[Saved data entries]
<<<<

int sr3_plan_create(const sr3_unet_desc* desc, sr3_plan** out) {
  if (!desc || !out) { set_error("null argument"); return SR3_E_BADARG; }
  sr3_plan* P = new (std::nothrow) sr3_plan();
  if (!P) { set_error("out of host memory"); return SR3_E_NOMEM; }
#ifdef SR3_EXPERIMENTS
  { const char* e = getenv("SR3_WGRAD_SPLIT"); if (e) P->wgrad_split = atoi(e); }
  { const char* e = getenv("SR3_WINO2"); if (e) P->wino2 = atoi(e); }
#endif
  P->d = *desc;
  const int rc = build_structure(P);
  if (rc) { delete P; *out = nullptr; return rc; }
  *out = P;
  return SR3_OK;
}
void sr3_plan_destroy(sr3_plan* plan) { delete plan; }
int sr3_plan_num_params(const sr3_plan* plan) { return plan ? (int)plan->params.size() : 0; }
int sr3_plan_param_info(const sr3_plan* plan, int index, sr3_param_info* out) {
  if (!plan || !out || index < 0 || index >= (int)plan->params.size()) { set_error("bad param index"); return SR3_E_BADARG; }
  *out = plan->params[index];
  return SR3_OK;
}
size_t sr3_plan_param_floats(const sr3_plan* plan) { return plan ? plan->param_floats : 0; }
int sr3_plan_num_ops(sr3_plan* plan, int batch) {
  if (!plan) return 0;
  const int cond = plan->built_cond >= 0 ? plan->built_cond : 0;
  if (build_forward(plan, batch, cond)) return -1;
  return (int)plan->ops.size();
}
int sr3_plan_op_info(sr3_plan* plan, int batch, int index, sr3_op_info* out) {
  if (!plan || !out) { set_error("null argument"); return SR3_E_BADARG; }
  const int cond = plan->built_cond >= 0 ? plan->built_cond : 0;
  const int rc = build_forward(plan, batch, cond);
  if (rc) return rc;
  if (index < 0 || index >= (int)plan->ops.size()) { set_error("op index out of range"); return SR3_E_BADARG; }
  const Op& o = plan->ops[index];
  memset(out, 0, sizeof(*out));
  out->kind = (int)o.kind * 10;
  if (o.kind == OP_CONV) {
    const ConvParams& c = o.conv.cp;
    const ConvChoice& ch = o.conv.ch;
    out->tile_cfg = tile_encode(ch.tile_cfg, c.wino_split, c.igemm_split, ch.has_wsplit, c.wino_full);
    out->ksplit = ch.ksplit;
    out->ksize = c.ksize; out->stride = c.stride; out->upsample = c.ups;
    out->cin = c.C0 + c.C1; out->cout = c.Cout; out->h_out = c.Ho; out->w_out = c.Wo;
    out->fused_res_conv_cin = c.x2_C0 + c.x2_C1;
    out->fused_output_stats = o.conv.ostat != NO_OFF ? 1 : 0;
    out->flops = conv_flops(c);
  } else if (o.kind == OP_CONV_IN) {
    const Op::ConvIn& v = o.conv_in;
    out->ksize = 3; out->stride = 1; out->cin = v.x_channels + v.cond_channels; out->cout = v.Cout; out->h_out = v.H; out->w_out = v.W;
    out->fused_output_stats = v.ostat != NO_OFF ? 1 : 0;
  } else if (o.kind == OP_ATTN) {
    out->h_out = o.attn.tokens; out->cin = out->cout = o.attn.channels;
    out->tile_cfg = o.attn.tile_cfg;
    out->flops = attn_flops(batch, o.attn.tokens, o.attn.channels);
  }
  return SR3_OK;
}
int sr3_plan_op_side(sr3_plan* plan, int batch, int index, int* side_id, int* wait_id) {
  if (!plan) { set_error("null argument"); return SR3_E_BADARG; }
  const int cond = plan->built_cond >= 0 ? plan->built_cond : 0;
  const int rc = build_forward(plan, batch, cond);
  if (rc) return rc;
  if (index < 0 || index >= (int)plan->ops.size()) { set_error("op index out of range"); return SR3_E_BADARG; }
  if (side_id) *side_id = plan->ops[index].side_id;
  if (wait_id) *wait_id = plan->ops[index].wait_id;
  return SR3_OK;
}
double sr3_plan_forward_flops(sr3_plan* plan, int batch) {
  if (!plan) return 0;
  const int cond = plan->built_cond >= 0 ? plan->built_cond : 0;
  if (build_forward(plan, batch, cond)) return -1;
  return plan->flops;
}
int sr3_plan_set_option(sr3_plan* plan, const char* key, int value) {
  if (!plan || !key) return SR3_E_BADARG;
  int* slot = nullptr;
  if (!strcmp(key, "fuse_stats")) slot = &plan->fuse_stats;
  else if (!strcmp(key, "tile_cfg")) slot = &plan->tile_cfg;
  else if (!strcmp(key, "ksplit")) slot = &plan->ksplit;
  else if (!strcmp(key, "keep_all")) slot = &plan->keep_all;
  else if (!strcmp(key, "fuse_res")) slot = &plan->fuse_res;
  else if (!strcmp(key, "split_bf16")) slot = &plan->split_bf16;
  else if (!strcmp(key, "winograd")) slot = &plan->winograd;
  else if (!strcmp(key, "wino_split")) slot = &plan->wino_split;
  else if (!strcmp(key, "wino_split8")) slot = &plan->wino_split8;
  else if (!strcmp(key, "wgrad_split")) { const int prev = plan->wgrad_split; plan->wgrad_split = value; return prev; }
  else if (!strcmp(key, "attn_split")) { const int prev = plan->attn_split; plan->attn_split = value; return prev; }
  else if (!strcmp(key, "attn_long")) slot = &plan->attn_long;
  else if (!strcmp(key, "gemm_split")) slot = &plan->gemm_split;
  else if (!strcmp(key, "gemm_wpre")) slot = &plan->gemm_wpre;
  else if (!strcmp(key, "gemm2")) slot = &plan->gemm2;
  else if (!strcmp(key, "gemm_s2")) slot = &plan->gemm_s2;
  else if (!strcmp(key, "fork_side")) slot = &plan->fork_side;
  else if (!strcmp(key, "gemm_n64")) slot = &plan->gemm_n64;
  else if (!strcmp(key, "fold_fuse")) slot = &plan->fold_fuse;
  else if (!strcmp(key, "gemm_tile")) slot = &plan->gemm_tile;
  else if (!strcmp(key, "wino2")) slot = &plan->wino2;
  else if (!strcmp(key, "wino_ragged")) slot = &plan->wino_ragged;
  else if (!strcmp(key, "wino_up")) slot = &plan->wino_up;
  else if (!strcmp(key, "train_geom")) slot = &plan->train_geom;
  else if (!strcmp(key, "loss_l2")) { const int prev = plan->loss_l2; plan->loss_l2 = value; return prev; }
  if (!slot) { set_error("unknown option %s", key); return SR3_E_BADARG; }
#ifndef SR3_EXPERIMENTS
  if (slot == &plan->split_bf16 && value != 0) {
    set_error("option %s selects an experiment kernel that this library was built without (csrc/build.sh -DSR3_EXPERIMENTS)", key);
    return SR3_E_UNSUPPORTED;
  }
#endif
  const int prev = *slot;
  *slot = value;
  plan->built_batch = -1;
  plan->train_batch = -1;
  if (slot == &plan->winograd || slot == &plan->tile_cfg || slot == &plan->split_bf16) plan->derived_from = nullptr;
  if ((slot == &plan->wino_split || slot == &plan->gemm_split || slot == &plan->gemm_wpre || slot == &plan->gemm2 || slot == &plan->gemm_s2 || slot == &plan->gemm_n64) && prev != value) layout_derived(plan);
  return prev;
}
int sr3_plan_num_taps(sr3_plan* plan) { return plan ? (int)plan->taps.size() : 0; }
int sr3_plan_tap_info(sr3_plan* plan, int index, char* name, int name_len, size_t* offset, int* C, int* H, int* W) {
  if (!plan || index < 0 || index >= (int)plan->taps.size()) { set_error("bad tap index"); return SR3_E_BADARG; }
  const Tap& t = plan->taps[index];
  if (name && name_len > 0) snprintf(name, name_len, "%s", t.name.c_str());
  if (offset) *offset = t.off;
  if (C) *C = t.C;
  if (H) *H = t.H;
  if (W) *W = t.W;
  return SR3_OK;
}
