void set_tables(rt::KParams* K, const rt::SceneTables& t) {
    K->tri_isect = t.tri_isect;
    K->pair_isect = t.pair_isect;
    K->clusters = t.clusters;
    K->sph_isect = t.sph_isect;
    K->sph_nodes = t.sph_nodes;
    K->sph_perm = t.sph_perm;
    K->sph_box = t.sph_box;
    K->tri_nodes = t.tri_nodes;
    K->tri_sorted = t.tri_sorted;
    K->tri_perm = t.tri_perm;
    K->nT = t.nT;
    K->nP = t.nP;
    K->nS = t.nS;
    K->nN = t.nN;
    K->nTN = t.nTN;
    K->nC = t.nC;
    K->pair_free = t.pair_free;
}

void release(rt_ctx* c) {
    if (!c) return;
    DeviceGuard g(c->device);
    if (c->tiles_pending) (void)hipEventSynchronize(c->ev_tiles);
    (void)hipFree(c->d_tri_isect);
    (void)hipFree(c->d_tri_shade);
    (void)hipFree(c->d_pair_isect);
    (void)hipFree(c->d_clusters);
    (void)hipFree(c->d_sph_lds);
    (void)hipFree(c->d_sph_lds_id);
    (void)hipFree(c->d_sph_box);
    (void)hipFree(c->d_sph_isect);
    (void)hipFree(c->d_sph_shade);
    (void)hipFree(c->d_sph_nodes);
    (void)hipFree(c->d_sph_perm);
    (void)hipFree(c->d_tri_nodes);
    (void)hipFree(c->d_tri_sorted);
    (void)hipFree(c->d_tri_perm);
    (void)hipFree(c->d_mis_shade);
    (void)hipFree(c->d_mis_tab);
    (void)hipFree(c->d_out8);
    (void)hipFree(c->d_mis_part);
    (void)hipFree(c->d_rays);
    (void)hipFree(c->d_hits);
    for (void* b : c->d_aov) (void)hipFree(b);
    (void)hipFree(c->d_seeds);
    (void)hipFree(c->d_sum);
    (void)hipFree(c->d_out);
    if (c->comm) (void)ncclCommDestroy(c->comm);
    (void)hipFree(c->d_tile);
    (void)hipFree(c->d_gather);
    if (c->ev_tiles) (void)hipEventDestroy(c->ev_tiles);
    if (c->ev0) (void)hipEventDestroy(c->ev0);
    if (c->ev1) (void)hipEventDestroy(c->ev1);
    if (c->stream) (void)hipStreamDestroy(c->stream);
}

bool resolve_rows(const rt_ctx* c, const rt_render_params* p, uint32_t* start, uint32_t* step,
                  uint32_t* count) {
    const uint32_t H = (uint32_t)c->scene.cam.H;
    *start = p->row_start;
    *step = p->row_step ? p->row_step : 1u;
    if (*start >= H) return false;
    const uint32_t avail = (H - 1u - *start) / *step + 1u;
    *count = p->row_count ? p->row_count : avail;
    return *count <= avail;
}

int render_impl(rt_ctx* c, const rt_render_params* p, void* out, bool out_is_device,
                hipStream_t stream, bool sync) {
    if (!p) return fail(c, RT_ERR_INVALID_ARG, "params is null");
    if (p->bounces > RT_MAX_BOUNCES)
        return fail(c, RT_ERR_INVALID_ARG,
                    "bounces > 4: Halton dimensions would leave primes[24] (sampling.metal:97)");
    if (!c->seeds_ready) return fail(c, RT_ERR_STATE, "seeds not set (rt_set_seeds/rt_fill_seeds)");
    uint32_t start, step, count;
    if (!resolve_rows(c, p, &start, &step, &count))
        return fail(c, RT_ERR_INVALID_ARG, "row partition outside the frame");
    const bool want_out = !(p->flags & RT_OUT_NONE);
    const bool keep_sum = (p->flags & RT_KEEP_SUM) != 0;
    if (want_out && !out) return fail(c, RT_ERR_INVALID_ARG, "out is null");
    if (p->accumulate) {
        if (!c->sum_valid || c->sum_row_start != start || c->sum_row_step != step ||
            c->sum_row_count != count ||
            (uint64_t)c->sum_first + c->sum_samples != (uint64_t)p->sample_base)
            return fail(c, RT_ERR_STATE,
                        "accumulate: context sum does not end at sample_base for these rows "
                        "(render with RT_KEEP_SUM first)");
    }
    const uint64_t total = (uint64_t)(p->accumulate ? c->sum_samples : 0u) + p->spp;
    if (total == 0 || total > 0xFFFFFFFFull)
        return fail(c, RT_ERR_INVALID_ARG, "samples in the sum must be in [1, 2^32)");

    const size_t W = (size_t)c->scene.cam.W;
    const size_t pixels = (size_t)count * W;
    if ((p->flags & RT_OUT_FP16) && (p->flags & RT_OUT_RGBA8))
        return fail(c, RT_ERR_INVALID_ARG, "RT_OUT_FP16 and RT_OUT_RGBA8 are exclusive");
    const size_t px_bytes = (p->flags & RT_OUT_RGBA8) ? 4u : (p->flags & RT_OUT_FP16) ? 8u : 16u;
    hipError_t e;
    if (keep_sum || p->accumulate) {
        if (c->sum_cap < pixels) {
            (void)hipFree(c->d_sum);
            c->d_sum = nullptr;
            c->sum_cap = 0;
            c->sum_valid = false;
            if ((e = hipMalloc((void**)&c->d_sum, pixels * sizeof(float4))) != hipSuccess)
                return hip_fail(c, RT_ERR_OUT_OF_MEMORY, "hipMalloc(sum)", e);
            c->sum_cap = pixels;
        }
    }
    void* kout = nullptr;
    if (want_out) {
        if (out_is_device) {
            kout = out;
        } else {
            if (c->out_cap < pixels * px_bytes) {
                (void)hipFree(c->d_out);
                c->d_out = nullptr;
                c->out_cap = 0;
                if ((e = hipMalloc(&c->d_out, pixels * px_bytes)) != hipSuccess)
                    return hip_fail(c, RT_ERR_OUT_OF_MEMORY, "hipMalloc(out staging)", e);
                c->out_cap = pixels * px_bytes;
            }
            kout = c->d_out;
        }
    }

    rt::KParams K;
    memset(&K, 0, sizeof(K));
    set_tables(&K, c->tab);
    K.tri_shade = c->d_tri_shade;
    K.light_mask = c->light_mask;
    K.sph_lds = c->sph_compact ? c->d_sph_lds : nullptr;
    K.sph_lds_id = c->d_sph_lds_id;
    K.sph_shade = c->d_sph_shade;
    K.seeds = c->d_seeds;
    K.sum = (keep_sum || p->accumulate) ? c->d_sum : nullptr;
    K.out = kout;
    K.nE = c->scene.sph_lds_entries;
    const rt::CamConst& cam = c->scene.cam;
    memcpy(K.cam_pos, cam.pos, sizeof(K.cam_pos));
    memcpy(K.cam_u, cam.u, sizeof(K.cam_u));
    memcpy(K.cam_v, cam.v, sizeof(K.cam_v));
    memcpy(K.cam_w, cam.w, sizeof(K.cam_w));
    K.halfW = cam.halfW;
    K.halfH = cam.halfH;
    K.W = cam.W;
    K.H = cam.H;
    memcpy(K.light_center, c->scene.light.center, sizeof(K.light_center));
    {
        uint32_t by, bz;
        memcpy(&by, &K.light_center[1], 4);
        memcpy(&bz, &K.light_center[2], 4);
        K.light_plain = (by != 0x80000000u && bz != 0x80000000u) ? 1u : 0u;
    }
    memcpy(K.light_color, c->scene.light.color, sizeof(K.light_color));
    K.spp = p->spp;
    K.sample_base = p->sample_base;
    K.row_start = start;
    K.row_step = step;
    K.row_count = count;
    K.accumulate = p->accumulate ? 1u : 0u;
    K.samples_total = (uint32_t)total;
    K.flags = ((p->flags & RT_OUT_FP16) ? rt::kOutFp16 : 0u) | ((p->flags & RT_OUT_RGBA8) ? rt::kOutRgba8 : 0u);
    K.lanes = c->lanes;
    K.walk = c->walk;
    K.walk_leaf_den = c->walk_leaf_den;
    {
        const uint64_t imax = (uint64_t)c->seed_max + p->sample_base + (p->spp ? p->spp - 1u : 0u);
        K.max_index = imax > 0xFFFFFFFFull ? 0xFFFFFFFFu : (uint32_t)imax;
    }

    if (keep_sum && !p->accumulate) c->sum_valid = false;
    (void)hipEventRecord(c->ev0, stream);
    e = rt::launch_path_trace(K, p->bounces, c->scene_mem, stream, &c->launch);
    if (e != hipSuccess) return hip_fail(c, RT_ERR_LAUNCH, "path_trace launch", e);
    c->launched = true;
    (void)hipEventRecord(c->ev1, stream);
    c->timed = true;
    if (keep_sum || p->accumulate) {
        c->sum_valid = true;
        c->sum_row_start = start;
        c->sum_row_step = step;
        c->sum_row_count = count;
        if (!p->accumulate) c->sum_first = p->sample_base;
        c->sum_samples = (uint32_t)total;
    }
    if (want_out && !out_is_device) {
        if ((e = hipMemcpyAsync(out, kout, pixels * px_bytes, hipMemcpyDeviceToHost, stream)) !=
            hipSuccess)
            return hip_fail(c, RT_ERR_LAUNCH, "hipMemcpyAsync(out)", e);
    }
    if (sync) {
        if ((e = hipStreamSynchronize(stream)) != hipSuccess)
            return hip_fail(c, RT_ERR_LAUNCH, "path_trace execution", e);
        uint32_t short_end = 0;
        if (rt::lds_check_result(&short_end) == hipSuccess && short_end)
            return fail(c, RT_ERR_LAUNCH, "LDS overflow: staged records end at byte " + std::to_string(short_end) +
                                              ", past the dispatch's dynamic LDS");
    }
    return RT_OK;
}

int ensure_staging(rt_ctx* c, void** buf, size_t* cap, size_t bytes, const char* what);

int nccl_fail(rt_ctx* ctx, const char* what, ncclResult_t r) {
    return fail(ctx, RT_ERR_COMM, std::string(what) + ": " + ncclGetErrorString(r));
}

size_t pixel_bytes(uint32_t flags) {
    return (flags & RT_OUT_RGBA8) ? 4u : (flags & RT_OUT_FP16) ? 8u : 16u;
}

struct TileLayout {
    uint32_t rows, rows_max;
    size_t row_bytes, tile_bytes;
};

>>>>

§ **ACTIVITY**: Look above for the line that contains "slot = &plan->winograd;". Starting there, transcribe every line exactly until you have copied the line that contains "slot = &plan->wino_split8;".

§ **YOUR SOLUTION**:
  else if (!strcmp(key, "winograd")) slot = &plan->winograd;
  else if (!strcmp(key, "wino_split")) slot = &plan->wino_split;
  else if (!strcmp(key, "wino_split8")) slot = &plan->wino_split8;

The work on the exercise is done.